File-based storage is based on a file system and a hierarchical tree-like structure. This can cause performance overheads as the file system is traversed. Object storage, by contrast, is based on a flat structure with objects/files having a unique ID that makes them easy to access.
On-site storage can allay concerns about data security and availability, and can potentially be less expensive than putting data in the cloud.
Any set of protocols (file and object) is suitable for storing unstructured data.
Add flash for quick access
It is quite possible to create adequate performing file and object storage on site using a spinning disk. With the necessary capacities, HDD is usually the cheapest option.
But advances in flash memory manufacturing have made high-capacity solid-state storage available, and storage array manufacturers have begun using it in hardware with file and object storage capabilities.
This is QLC – four level cell – flash. This includes four levels of binary switches for flash cells to provide higher storage density and therefore a lower cost per GB than any other commercially usable flash today.
However, the trade-offs that come with QLC are that flash life can be compromised, making it better suited for large capacity data that is accessed less frequently.
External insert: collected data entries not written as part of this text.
int enqueue_partial_dense(rt_handle *h, Slot &sl, int n_list, unsigned long long records_so_far) {
    const CallCtx &c = sl.call;
    const int n_part = std::min(h->cfg.n_streams, kMaxPartial);
    if (!h->d_spec_part) {
        const size_t bytes = (size_t)n_part * (size_t)h->max_seg * (size_t)h->N * sizeof(float);
        hipError_t e = hipMalloc(&h->d_spec_part, bytes ? bytes : 4);
        if (e != hipSuccess) {
            h->d_spec_part = nullptr;
            h->err = "dense spectrogram scratch for the partial re-run (" + std::to_string(bytes) + " bytes): " + hipGetErrorString(e);
            return RT_E_NOMEM;
        }
    }
    StftParams sp = make_stft_params(h, sl, c.iq, c.stream_stride, c.n_seg, c.tail_write);
    sp.n_streams = n_list;
    sp.stream_list = sl.h_list;
    sp.spec = h->d_spec_part;
    *sl.h_total = records_so_far;
    RT_HIP(h, hipMemcpyAsync(sl.d_counters, sl.h_total, sizeof(unsigned long long), hipMemcpyHostToDevice, h->s_scan));
    launch_scan<1>(h, sp, n_list * sp.blocks_per_stream, c.fmt);
    RT_HIP(h, hipGetLastError());
    { const int rc = enqueue_chain(h, sl, h->s_scan); if (rc != RT_OK) return rc; }
    DetectArgs a = make_detect_args(h, sl, c.n_seg, h->N, c.n_seg_last);
    a.prev = call_prev(h, sl);
// ... 1567 lines not shown
        if (cfg->mode == RT_MODE_PREFILTER && !h->ap.lv.prefilter_ok) {
            delete h;
            return fail_create(RT_E_UNSUPPORTED, "RT_MODE_PREFILTER needs signal_min_duration >= 2 * segs_per_chunk STFT hops");
        }
        h->two_level = scan_wave64(R3) && !h->ap.lv.prefilter_ok && !RT_DIAG_ENV("RT_EXP_ONE_LEVEL");
        if (h->two_level) {
            h->max_chunks += h->max_chunks / 4 + 2;
            max_blocks_per_stream = (h->max_chunks + h->GPW - 1) / h->GPW;
            h->max_blocks = max_blocks_per_stream;
        }
        h->run_cells = (int)std::max<long long>(1, std::min<long long>(r_min, 1 << 20));
        const bool fits = !general && !big && h->LG >= 4 && std::min<long long>(h->run_cells, (long long)h->max_seg + 1) <= kPlanMaxRun && h->max_seg >= 2;
        if (cfg->mode == RT_MODE_RUNFILTER && !fits) {
            delete h;
            return fail_create(RT_E_UNSUPPORTED, "RT_MODE_RUNFILTER: the minimum plateau length (in STFT hops) is beyond the planner's counters");
        }
        h->ap.lv.runfilter_ok = fits && (cfg->mode == RT_MODE_RUNFILTER || cfg->mode == RT_MODE_AUTO);
        if (h->ap.lv.runfilter_ok && cfg->mode == RT_MODE_AUTO) {
            const size_t per_slot = (size_t)cfg->n_streams * std::max(h->max_seg, 1) * (size_t)(h->LG * 4 + 4) + (size_t)cfg->n_streams * h->N * 4 * (size_t)(h->max_blocks + 2);
            size_t free_b = 0, total_b = 0;
            if (hipMemGetInfo(&free_b, &total_b) != hipSuccess || (size_t)kSlots * per_slot > free_b / (h->ap.lv.prefilter_ok ? 8 : 2)) h->ap.lv.runfilter_ok = false;
        }
    }
    if (!general && ((long long)h->N << key_tbits(std::max(h->max_seg, 2))) > 0x100000000ll) {
        delete h;
        return fail_create(RT_E_UNSUPPORTED, "max_samples too large for 32-bit cell keys");
    }
    h->hot_cap = general ? 64
                 : cfg->hot_capacity > 0
                     ? cfg->hot_capacity
                     : std::min(8192, std::max(kSmallBucket, next_pow2(std::max(h->max_seg, 1)) * std::max(1, h->N / 1024)));
    h->lds_dense = rec_lds_bytes(h->rec_cap);
    {
        h->cand_cap = (h->N / kBuckets <= 32) ? 32 : kCandCapMax;
        const size_t tail = (((size_t)(h->N / kBuckets) * 4 + 15) & ~(size_t)15) + sizeof(rt_record) * h->cand_cap;
        h->lds_large = (size_t)next_pow2(std::max(h->hot_cap, 64)) * 8 + tail;
        h->lds_small = 4 * ((size_t)kSmallBucket * 8 + tail);
    }
    if (h->lds_large + 8 * 1024 > 160 * 1024) {
        delete h;
        return fail_create(RT_E_INVALID, "hot_capacity does not fit the 160 KiB LDS of a CU");
    }
    {
        int fbits = 0;
        while ((1 << fbits) < h->N) ++fbits;
        const bool can = !general && h->N <= kGroupBins && fbits + key_tbits(std::max(h->max_seg, 1)) + 10 <= 32;
        const bool want = (cfg->flags & RT_FLAG_GROUP_DETECT) ? true : (cfg->flags & RT_FLAG_NO_GROUP_DETECT) ? false
                          : cfg->n_streams >= 1024 || (g_creating_lane && (cfg->flags & kFlagLaneOfLargeBatch));
        h->group_detect = can && want;
        h->group_forced = (cfg->flags & RT_FLAG_GROUP_DETECT) != 0;
    }

    auto fail = [&](int code, const std::string &msg) {
        std::string m = msg;
        rt_destroy(h);
        return fail_create(code, m);
    };
#define RT_CREATE_HIP(expr)                                                                  \
    do {                                                                                     \
        hipError_t e2_ = (expr);                                                             \
        if (e2_ != hipSuccess) return fail(RT_E_HIP, std::string(#expr) + ": " + hipGetErrorString(e2_)); \
    } while (0)

    if (cfg->hip_stream) {
        h->s_scan = static_cast<hipStream_t>(cfg->hip_stream);
        h->s_detect = h->s_scan;
    } else {
        RT_CREATE_HIP(hipStreamCreateWithFlags(&h->s_scan, hipStreamNonBlocking));
        h->own_scan_stream = true;
        bool second = R3 <= 2 && !big && !g_creating_lane;
// ... 117 lines not shown
        RT_CREATE_HIP(hipHostMalloc(&sl.h_dc_flag, (size_t)S * sizeof(int32_t)));
        std::memset(sl.h_dc_flag, 0, (size_t)S * sizeof(int32_t));
        RT_CREATE_HIP(hipHostMalloc(&sl.h_list, (size_t)kMaxPartial * sizeof(int32_t)));
        RT_CREATE_HIP(hipHostMalloc(&sl.h_total, sizeof(unsigned long long)));
        if (cfg->flags & RT_FLAG_ROW_MEANS) RT_CREATE_HIP(hipMalloc(&sl.d_row_means, (size_t)S * N * sizeof(float)));
        if (cfg->flags & RT_FLAG_RECORD_CELLS) {
            sl.cell_cap = std::max<int64_t>(64, std::min<int64_t>(kInitialPoolCells, 16 * sl.pool_cap));
            RT_CREATE_HIP(hipMalloc(&sl.d_cells, (size_t)sl.cell_cap * sizeof(float)));
            RT_DEVICE_ZEROS(RT_CREATE_HIP, sl.d_hot_kept, (size_t)S * kBuckets * sizeof(uint32_t));
            RT_CREATE_HIP(hipMalloc(&sl.d_stream_cells, (size_t)S * sizeof(long long)));
            RT_CREATE_HIP(hipMalloc(&sl.d_stream_base, (size_t)S * sizeof(long long)));
            RT_CREATE_HIP(hipHostMalloc(&sl.h_cells_info, 2 * sizeof(unsigned long long)));
            sl.h_cells_info[0] = sl.h_cells_info[1] = 0ull;
        }
        RT_CREATE_HIP(hipEventCreate(&sl.ev_begin));
        RT_CREATE_HIP(hipEventCreateWithFlags(&sl.ev_first, hipEventDisableTiming));
        RT_CREATE_HIP(hipEventCreate(&sl.ev_scan));
        RT_CREATE_HIP(hipEventCreate(&sl.ev_done));
    }

    if (big) {
#define RT_WG_SET(B_, M_, U_, W_) RT_CREATE_HIP(hipFuncSetAttribute(reinterpret_cast<const void *>(stft_wg<B_, M_, U_, W_>), hipFuncAttributeMaxDynamicSharedMemorySize, (int)wg_lds_bytes(B_)))
#define RT_WG_SET4(B_, M_) RT_WG_SET(B_, M_, false, false); RT_WG_SET(B_, M_, false, true); RT_WG_SET(B_, M_, true, false); RT_WG_SET(B_, M_, true, true); \
    RT_WG_SET(B_, M_ | kModeI16, false, false); RT_WG_SET(B_, M_ | kModeI16, false, true); \
    RT_WG_SET(B_, M_ | kModeI8, false, false); RT_WG_SET(B_, M_ | kModeI8, false, true)
        RT_WG_SET4(256, 0); RT_WG_SET4(256, 1); RT_WG_SET4(256, 2);
        RT_WG_SET4(512, 0); RT_WG_SET4(512, 1); RT_WG_SET4(512, 2);
#undef RT_WG_SET4
#undef RT_WG_SET
    }
    RT_CREATE_HIP(hipFuncSetAttribute(reinterpret_cast<const void *>(detect_bucket<true>),
                                      hipFuncAttributeMaxDynamicSharedMemorySize, (int)h->lds_large));
    RT_CREATE_HIP(hipFuncSetAttribute(reinterpret_cast<const void *>(detect_bucket<false>),
                                      hipFuncAttributeMaxDynamicSharedMemorySize, (int)h->lds_small));
    RT_CREATE_HIP(hipFuncSetAttribute(reinterpret_cast<const void *>(detect_group), hipFuncAttributeMaxDynamicSharedMemorySize, (int)h->lds_small));
    RT_CREATE_HIP(hipFuncSetAttribute(reinterpret_cast<const void *>(detect_bucket_listed), hipFuncAttributeMaxDynamicSharedMemorySize, (int)h->lds_small));
    RT_CREATE_HIP(hipFuncSetAttribute(reinterpret_cast<const void *>(detect_dense<false>), hipFuncAttributeMaxDynamicSharedMemorySize,
                                      (int)rec_lds_bytes(kDenseLdsRecords)));
#undef RT_CREATE_HIP
    *out = h;
    return RT_OK;
}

But flash speed is particularly well-suited for unstructured use cases, such as in analytics where fast processing and therefore I/O is needed, and in cases where customers want to restore large data sets from backups in case of a ransomware attack. For example.
Storage hardware vendors that sell QLC-based arrays suitable for file and, in some cases, object storage include:
Dell EMC, with PowerScale, including the (partially) rebranded EMC Isilon scale-out NAS with access to S3 object storage. Its all-flash (it also has hybrid flash) NVMe QLC flash-equipped options come in a range of capacities that scale to tens of PBs.
NetApp, which recently launched a new family of QLC flash storage arrays, the C-series, aimed at higher capacity use cases that also need the speed of SSDs. The C series starts with three options: C250, C400, and C800, which scale to 35PB, 71PB, and 106PB respectively. Access to object storage is possible but limited via the protocol through the NetApp Ontap operating system.
Pure Storage with its FlashArray//C provides fully QLC NVMe attached flash in two models, //C40 and //C60 with capacities in the PB range. Meanwhile, Pure’s FlashBlade//S family is explicitly marketed as “fast file and object” with NVMe QLC in its proprietary modules in two models. The S200 emphasizes capacity, with data reduction, while the S500 bets on performance.